Well, the trick here is to take this trapezoid, duplicate it in your head, rotate it 180 degrees. So what I'm going to do is, I'm going to redraw this trapezoid, although I'm duplicating it, rotating it 180 degrees and translating it and I'm going to draw it over on that side. So what I've done is I've said that we got base 1 down below because we've rotated 180 degrees. Up here is base 2 and we have the same height. So if I kind of look at this, it's pretty clear that we're going to have a parallelogram. Something that we know the area of.
So I'm going to come over here and I'm going to write that the area of our parallelogram which I'm going to abbreviate "para," is equal to 2 times the area of a trapezoid.
Now, why would I say that the area of this parallelogram is equal to 2 times area of trapezoid? Well, how many trapezoids do we have? We have 2 trapezoids. So If I want to find out what the area of the trapezoid is, because I know how to calculate the area of a parallelogram, I'm going to have to divide this equation by 2. So I'm going to say that 2 divided by 2 is 1, and the area of a trapezoid is equal to the area of this parallelogram divided in half. So how can we find the area of this parallelogram?
Well, let's start off by saying what is our base and I'm going to grab a different color marker here, and if we have our height, we have a corresponding base that stretches all the way from end to end. And if this piece is b1 and if this piece is b2, then this whole distance right here is b1 plus b2. So instead of writing area fo the parallelogram, I'm going to write base which is b1 plus b2, I'm going to write that in parentheses, times whatever our height is. And we know what our height is, that's just going to be h. We're given that. And we have to divide this in half and we say that this is equal to the area of our trapezoid.
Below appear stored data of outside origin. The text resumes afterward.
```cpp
void corro_ctx_destroy(corro_ctx *ctx) {
    if (!ctx) return;
    if (ctx->stream) (void)hipStreamSynchronize(ctx->stream);
    DevBuf *bufs[] = {&ctx->d_site_rank, &ctx->d_dbv, &ctx->d_dbv_batch, &ctx->d_ent, &ctx->d_used, &ctx->d_gen,
                      &ctx->d_heap, &ctx->d_heap_ts, &ctx->d_heap_top, &ctx->d_stride, &ctx->d_defer,
                      &ctx->d_relist, &ctx->d_dense, &ctx->d_dense_ts, &ctx->d_dense_view, &ctx->d_in,
                      &ctx->d_hist, &ctx->d_new_cnt, &ctx->d_stage_off, &ctx->d_bflags, &ctx->d_stage,
                      &ctx->d_misc, &ctx->d_ovf_list, &ctx->d_gen_list, &ctx->d_wide_list, &ctx->d_fast_of, &ctx->d_ovf_sort, &ctx->d_ovf_rcl, &ctx->d_ovf_sum, &ctx->d_ovf_plan, &ctx->d_setdbv,
                      &ctx->d_scan_tmp, &ctx->d_impact, &ctx->d_export, &ctx->d_needs, &ctx->d_needs1,
                      &ctx->d_xidx, &ctx->d_xout, &ctx->d_wire, &ctx->d_wire_schema, &ctx->d_wire_sites,
                      &ctx->d_ncols, &ctx->d_part, &ctx->d_arena, &ctx->d_aff, &ctx->d_affflag,
                      &ctx->d_agent_in, &ctx->d_agent_batch, &ctx->d_agent_spans, &ctx->d_agent_imp,
                      &ctx->d_agent_out, &ctx->d_agent_aux, &ctx->d_agent_fetch, &ctx->d_agent_aux2, &ctx->d_touch, &ctx->d_touch_n, &ctx->d_touch_stamp, &ctx->d_touch_tmp,
                      &ctx->d_aff_conv, &ctx->d_aff_vals, &ctx->d_gaps_big, &ctx->d_agent_hdr, &ctx->d_wire_map,
                      &ctx->d_hdr_stage, &ctx->d_pm_ts};
    for (DevBuf *b : bufs) b->release();
    ctx->d_pkdir.release();
    ctx->d_pk_scratch.release();
    ctx->d_pk_bad.release();
    ctx->d_part_var.release();
    for (PkTable &t : ctx->pk) {
        t.d_off.release();
        t.d_bytes.release();
        t.d_hash.release();
        t.d_slots.release();
    }
    if (ctx->h_misc) (void)hipHostFree(ctx->h_misc);
    if (ctx->h_ovf) (void)hipHostFree(ctx->h_ovf);
    if (ctx->h_agent) (void)hipHostFree(ctx->h_agent);
    if (ctx->h_hdr) (void)hipHostFree(ctx->h_hdr);
    if (ctx->h_hfetch) (void)hipHostFree(ctx->h_hfetch);
// ... 141 lines not shown
static int apply_chunk(corro_ctx *ctx, BatchDev bd, uint8_t *imp_buf) {
    hipStream_t s = ctx->stream;
    const uint32_t n = bd.n;
    const uint32_t B = ctx->B, log2B = ctx->log2B;
    const uint32_t nsites = (uint32_t)ctx->sites.size();
    if (bd.ts && !ctx->track_ts) {
        TRY(ctx->d_heap_ts.ensure(ctx->heap_cap * 8));
        CORRO_HIP_TRY(hipMemsetAsync(ctx->d_heap_ts.p, 0, ctx->heap_cap * 8, s));
        ctx->track_ts = true;
    }

    static const uint32_t tiles_max = [] {
        const char *e = std::getenv("CORRO_HIP_TILES");
        const long v = e ? std::atol(e) : 0;
        return v > 0 && v <= 4096 ? (uint32_t)v : TILES_MAX;
    }();
    uint32_t ntiles = std::max<uint32_t>(1, std::min<uint32_t>(tiles_max, (n + 4095) / 4096));
    uint32_t tile = (n + ntiles - 1) / ntiles;
    tile = (tile + HIST_THREADS - 1) / HIST_THREADS * HIST_THREADS;
    ntiles = (n + tile - 1) / tile;

    TRY(ctx->d_hist.ensure((size_t)ntiles * B * 4));
    TRY(ctx->d_stage.ensure((size_t)n * sizeof(Rec)));
    ApplyZero z{ctx->d_bflags.as<uint32_t>(), ctx->d_misc.as<unsigned long long>(),
                ctx->d_dbv_batch.as<unsigned long long>(), (B + 31) / 32, (uint32_t)MISC_WORDS, nsites};
    if (imp_buf) CORRO_HIP_TRY(hipMemsetAsync(imp_buf, 0, bd.ap ? ctx->pm_n : n, s));

    unsigned long long *misc = ctx->d_misc.as<unsigned long long>();
    const bool prof = ctx->profiling;
    auto mark = [&](int i) {
        if (prof) (void)hipEventRecord(ctx->ev[i], s);
    };
    for (int k = 0; k < 6; k++) ctx->last_ms[k] = 0.f;
    mark(0);
    const uint32_t one_table = ctx->tables.size() == 1 ? 1u : 0u;
    static const int hist_u = std::getenv("CORRO_HIST_U") ? std::atoi(std::getenv("CORRO_HIST_U")) : 16;
    using HistK = void (*)(BatchDev, uint32_t, uint32_t, uint32_t, uint32_t *, ApplyZero);
    const HistK hk = bd.slot_rec ? k_hist<16, true>
                     : !one_table ? (HistK)k_hist<16, false, true>
                     : hist_u == 8 ? k_hist<8> : hist_u == 32 ? k_hist<32> : k_hist<16>;
    hipLaunchKernelGGL(hk, dim3(ntiles), dim3(HIST_THREADS), (size_t)B * 4, s, bd, tile, log2B, one_table,
                       ctx->d_hist.as<uint32_t>(), z);
    CORRO_HIP_TRY(hipGetLastError());
    mark(1);
    hipLaunchKernelGGL(k_colscan, dim3((B + 255) / 256), dim3(256), 0, s, ctx->d_hist.as<uint32_t>(), ntiles, B,
                       ctx->d_new_cnt.as<uint32_t>());
    mark(2);
    hipLaunchKernelGGL(k_plan, dim3(1), dim3(1024), 0, s, ctx->d_new_cnt.as<uint32_t>(), B,
                       ctx->d_stage_off.as<uint32_t>());
    mark(3);
    {
        static const bool nt_stores = std::getenv("CORRO_HIP_NT") && std::atoi(std::getenv("CORRO_HIP_NT")) != 0;
        const bool plain = !bd.v1 && !bd.vt && !bd.vl && !bd.conv;
        if (bd.ts_v1 && !plain) return fail(CORRO_E_INVALID, "internal: ts_v1 on a batch with value words");
        static const bool scat8 = std::getenv("CORRO_SCAT_U") && std::atoi(std::getenv("CORRO_SCAT_U")) == 8;
        auto kern = plain ? (nt_stores ? k_scatter<true, true> : scat8 ? k_scatter<true, false, 8> : k_scatter<true, false>)
                          : (nt_stores ? k_scatter<false, true> : k_scatter<false, false>);
        hipLaunchKernelGGL(kern, dim3(ntiles), dim3(HIST_THREADS), (size_t)B * 4 + ((B + 31) / 32) * 4, s, bd,
                           tile, log2B, one_table, ctx->d_hist.as<uint32_t>(), ctx->d_stage_off.as<uint32_t>(),
                           ctx->d_stage.as<Rec>(), ctx->d_bflags.as<uint32_t>(),
                           ctx->d_dbv_batch.as<unsigned long long>(), nsites, ctx->d_ncols.as<uint16_t>(),
                           (uint32_t)ctx->tables.size(), misc);
    }
    CORRO_HIP_TRY(hipGetLastError());
    mark(4);

    MergeArgs a{};
    a.stage = ctx->d_stage.as<Rec>();
    a.stage_off = ctx->d_stage_off.as<uint32_t>();
    a.new_cnt = ctx->d_new_cnt.as<uint32_t>();
    a.bflags = ctx->d_bflags.as<uint32_t>();
    a.batch_ts = bd.ts;
    a.rs = row_store(ctx);
    a.site_rank = ctx->d_site_rank.as<uint32_t>();
    a.nsites = nsites;
    a.impact = imp_buf;
    a.misc = misc;
    a.ovf_list = ctx->d_ovf_list.as<uint32_t>();
    a.gen_list = ctx->d_gen_list.as<uint32_t>();
    a.wide_list = ctx->d_wide_list.as<uint32_t>();
    a.defer_list = ctx->d_defer.as<uint32_t>();
    a.bucket_list = nullptr;
    a.B = B;
    static const bool force_general = std::getenv("CORRO_HIP_FORCE_GENERAL") &&
                                      std::atoi(std::getenv("CORRO_HIP_FORCE_GENERAL")) != 0;
    a.force_general = force_general ? 1u : 0u;
    static const char *gom = std::getenv("CORRO_GEN_OVF_MIN");
    a.gen_ovf_min = gom ? (uint32_t)std::atoi(gom)
                        : (ovf_reduce_ok(ctx, imp_buf != nullptr) && bd.n >= (1ULL << 24) ? 512u : 0xFFFFFFFFu);
    a.track_ts = ctx->track_ts ? 1u : 0u;
    a.state_wide = ctx->state_wide ? 1u : 0u;
    a.arena = ctx->d_arena.as<uint8_t>();
    a.touch = ctx->track_touched ? ctx->d_touch.as<uint4>() : nullptr;
    a.touch_n = ctx->track_touched ? ctx->d_touch_n.as<unsigned long long>() : nullptr;
    if (bd.conv) {
        a.raw = bd;
        a.raw.arena = ctx->d_arena.as<uint8_t>();
    }
    a.pos_src = bd.ap ? ctx->pm_src : nullptr;
    a.ts_v1 = bd.ts_v1;
    uint32_t nblocks = B;
    float merge_ms = 0.f, ovf_ms = 0.f;
    if (a.impact) {
        CORRO_HIP_TRY(hipMemcpyAsync(ctx->h_misc, misc, (MISC_CVBIG + 1) * 8, hipMemcpyDeviceToHost, s));
        CORRO_HIP_TRY(hipStreamSynchronize(s));
        if (ctx->h_misc[0]) return error_from_bits(ctx->h_misc[0]);
    }
    bool extra_rounds = false;
    for (int round = 0;; round++) {
        if (round > 40) return fail(CORRO_E_NOMEM, "internal: the row store did not take the batch's rows");
        mark(4);
        static const bool no_triage = std::getenv("CORRO_TRIAGE") && std::atoi(std::getenv("CORRO_TRIAGE")) == 0;
        if (!no_triage) {
            TRY(ctx->d_fast_of.ensure(B + 256));
            a.fast_of = ctx->d_fast_of.as<uint8_t>();
            hipLaunchKernelGGL(k_triage, dim3(std::min<uint32_t>((nblocks + 255) / 256, 1024)), dim3(256), 0, s, a, nblocks,
                               ctx->d_fast_of.as<uint8_t>());
            CORRO_HIP_TRY(hipGetLastError());
        }
        if (a.impact) {
            const bool packed = ctx->h_misc[MISC_CVBIG] == 0 && nsites <= 65536;
            auto kern = packed ? k_merge_fast_int<true, true> : k_merge_fast_int<true, false>;
            hipLaunchKernelGGL(kern, dim3(nblocks), dim3(FAST_T), 0, s, a);
            CORRO_HIP_TRY(hipGetLastError());
            hipLaunchKernelGGL(k_merge_fast_wide<true>, dim3(std::min(nblocks, LIST_GRID)), dim3(FAST_T), 0, s, a);
        } else {
            hipLaunchKernelGGL(k_merge_fast_int<false>, dim3(nblocks), dim3(FAST_T), 0, s, a);
            CORRO_HIP_TRY(hipGetLastError());
            hipLaunchKernelGGL(k_merge_fast_wide<false>, dim3(std::min(nblocks, LIST_GRID)), dim3(FAST_T), 0, s, a);
        }
        CORRO_HIP_TRY(hipGetLastError());
        hipLaunchKernelGGL(k_merge_gen_small, dim3(std::min(nblocks, 4 * LIST_GRID)), dim3(GEN_SMALL_THREADS), 0, s, a);
        CORRO_HIP_TRY(hipGetLastError());
        hipLaunchKernelGGL(k_merge_gen_mid, dim3(std::min(nblocks, 2 * LIST_GRID)), dim3(MERGE_THREADS), 0, s, a);
        CORRO_HIP_TRY(hipGetLastError());
        hipLaunchKernelGGL(k_merge_gen, dim3(std::min(nblocks, LIST_GRID)), dim3(MERGE_THREADS), 0, s, a);
        CORRO_HIP_TRY(hipGetLastError());
        mark(5);
        if (round == 0) {
            hipLaunchKernelGGL(k_dbv_fold, dim3((nsites + 255) / 256), dim3(256), 0, s,
                               ctx->d_dbv.as<unsigned long long>(), ctx->d_dbv_batch.as<unsigned long long>(), nsites,
                               (const unsigned long long *)misc);
            CORRO_HIP_TRY(hipMemsetAsync(misc + MISC_ROWS, 0, 8, s));
            hipLaunchKernelGGL(k_sum_used, dim3(1), dim3(1024), 0, s, ctx->d_used.as<uint32_t>(), B, misc);
        }
        CORRO_HIP_TRY(hipMemcpyAsync(ctx->h_misc, misc, MISC_WORDS * 8, hipMemcpyDeviceToHost, s));
        CORRO_HIP_TRY(hipStreamSynchronize(s));
        if (round == 0) {
            if (ctx->h_misc[0]) return error_from_bits(ctx->h_misc[0]);
            ctx->apply_wrote = true;
            if (prof)
                for (int i = 0; i < 4; i++) CORRO_HIP_TRY(hipEventElapsedTime(&ctx->last_ms[i], ctx->ev[i], ctx->ev[i + 1]));
        }
        if (prof) {
            float ms = 0.f;
            CORRO_HIP_TRY(hipEventElapsedTime(&ms, ctx->ev[4], ctx->ev[5]));
            merge_ms += ms;
        }
        const uint64_t novf = ctx->h_misc[MISC_OVF];
        if (novf) {
            extra_rounds = true;
            TRY(run_overflow(ctx, a, novf, n, prof));
            ctx->metrics.overflow_rounds++;
            ovf_ms += ctx->last_ms[5];
        }
        const uint64_t ndefer = ctx->h_misc[MISC_DEFER];
        if (!ndefer) break;
        extra_rounds = true;
        const uint64_t why = ctx->h_misc[MISC_DEFER_WHY];
        ctx->metrics.deferred_rounds++;
        if (why & DEFER_REGION) TRY(grow_regions(ctx, ctx->log2S + 1));
        if (why & DEFER_HEAP) {
            unsigned long long top = 0;
            CORRO_HIP_TRY(hipMemcpy(&top, ctx->d_heap_top.p, 8, hipMemcpyDeviceToHost));
            TRY(grow_heap(ctx, std::max<uint64_t>(ctx->heap_cap * 2, top + (top >> 2))));
        }
        CORRO_HIP_TRY(hipMemcpyAsync(ctx->d_relist.p, ctx->d_defer.p, ndefer * 4, hipMemcpyDeviceToDevice, s));
        for (int w : {MISC_OVF, MISC_GEN, MISC_WIDEQ, MISC_GEN_SMALL, MISC_GEN_MID, MISC_DEFER, MISC_DEFER_WHY})
            CORRO_HIP_TRY(hipMemsetAsync(misc + w, 0, 8, s));
        a.rs = row_store(ctx);
        a.bucket_list = ctx->d_relist.as<uint32_t>();
        nblocks = (uint32_t)ndefer;
    }
    if (prof) {
        ctx->last_ms[4] = merge_ms;
        ctx->last_ms[5] = ovf_ms;
    }
    if (extra_rounds) {
        CORRO_HIP_TRY(hipMemsetAsync(misc + MISC_ROWS, 0, 8, s));
        hipLaunchKernelGGL(k_sum_used, dim3(1), dim3(1024), 0, s, ctx->d_used.as<uint32_t>(), B, misc);
        CORRO_HIP_TRY(hipMemcpyAsync(ctx->h_misc, misc, MISC_WORDS * 8, hipMemcpyDeviceToHost, s));
        CORRO_HIP_TRY(hipStreamSynchronize(s));
    }
    ctx->state_total += ctx->h_misc[MISC_LIVE];
    ctx->state_rows = ctx->h_misc[MISC_ROWS];
#if CORRO_DIAG & 256
    fprintf(stderr, "DIAG impact phases (us per bucket; packed body: loads claims rows counts place walk region winners): %.3f %.3f %.3f %.3f %.3f %.3f %.3f %.3f\n",
            ctx->h_misc[MISC_DIAG] / 100.0 / B, ctx->h_misc[MISC_DIAG + 1] / 100.0 / B,
            ctx->h_misc[MISC_DIAG + 2] / 100.0 / B, ctx->h_misc[MISC_DIAG + 3] / 100.0 / B,
            ctx->h_misc[MISC_DIAG + 4] / 100.0 / B, ctx->h_misc[MISC_DIAG + 5] / 100.0 / B,
            ctx->h_misc[MISC_DIAG + 6] / 100.0 / B, ctx->h_misc[MISC_DIAG + 7] / 100.0 / B);
#endif
#if CORRO_DIAG & 64
    fprintf(stderr, "DIAG phases (us per bucket): load %.3f claims %.3f rows_count %.3f stage1 %.3f stages %.3f fast_rows %.3f winners %.3f publish %.3f\n",
            ctx->h_misc[MISC_DIAG] / 100.0 / B, ctx->h_misc[MISC_DIAG + 1] / 100.0 / B,
            ctx->h_misc[MISC_DIAG + 6] / 100.0 / B, ctx->h_misc[MISC_DIAG + 7] / 100.0 / B,
            ctx->h_misc[MISC_DIAG + 2] / 100.0 / B, ctx->h_misc[MISC_DIAG + 3] / 100.0 / B,
            ctx->h_misc[MISC_DIAG + 4] / 100.0 / B, ctx->h_misc[MISC_DIAG + 5] / 100.0 / B);
#endif
    ctx->state_epoch++;
    if (ctx->h_misc[MISC_WIDE]) ctx->state_wide = true;
    const uint64_t slots = (uint64_t)B << ctx->log2S;
    if (ctx->state_rows * 8 > slots * 5) {
        uint32_t lg = ctx->log2S;
// ... 573 lines not shown
```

So that wasn't too bad. All we had to do was say, take your trapezoid, duplicate it, rotate it, translate it. You've created a parallelogram and you know the area formula for a parallelogram.
The trick here was realizing that this base right here or your, either of your bases is b1 plus b2. So the area formula for a trapezoid is the quantity of b1 plus b2, you're going to sum those bases times your height, divided all by 2.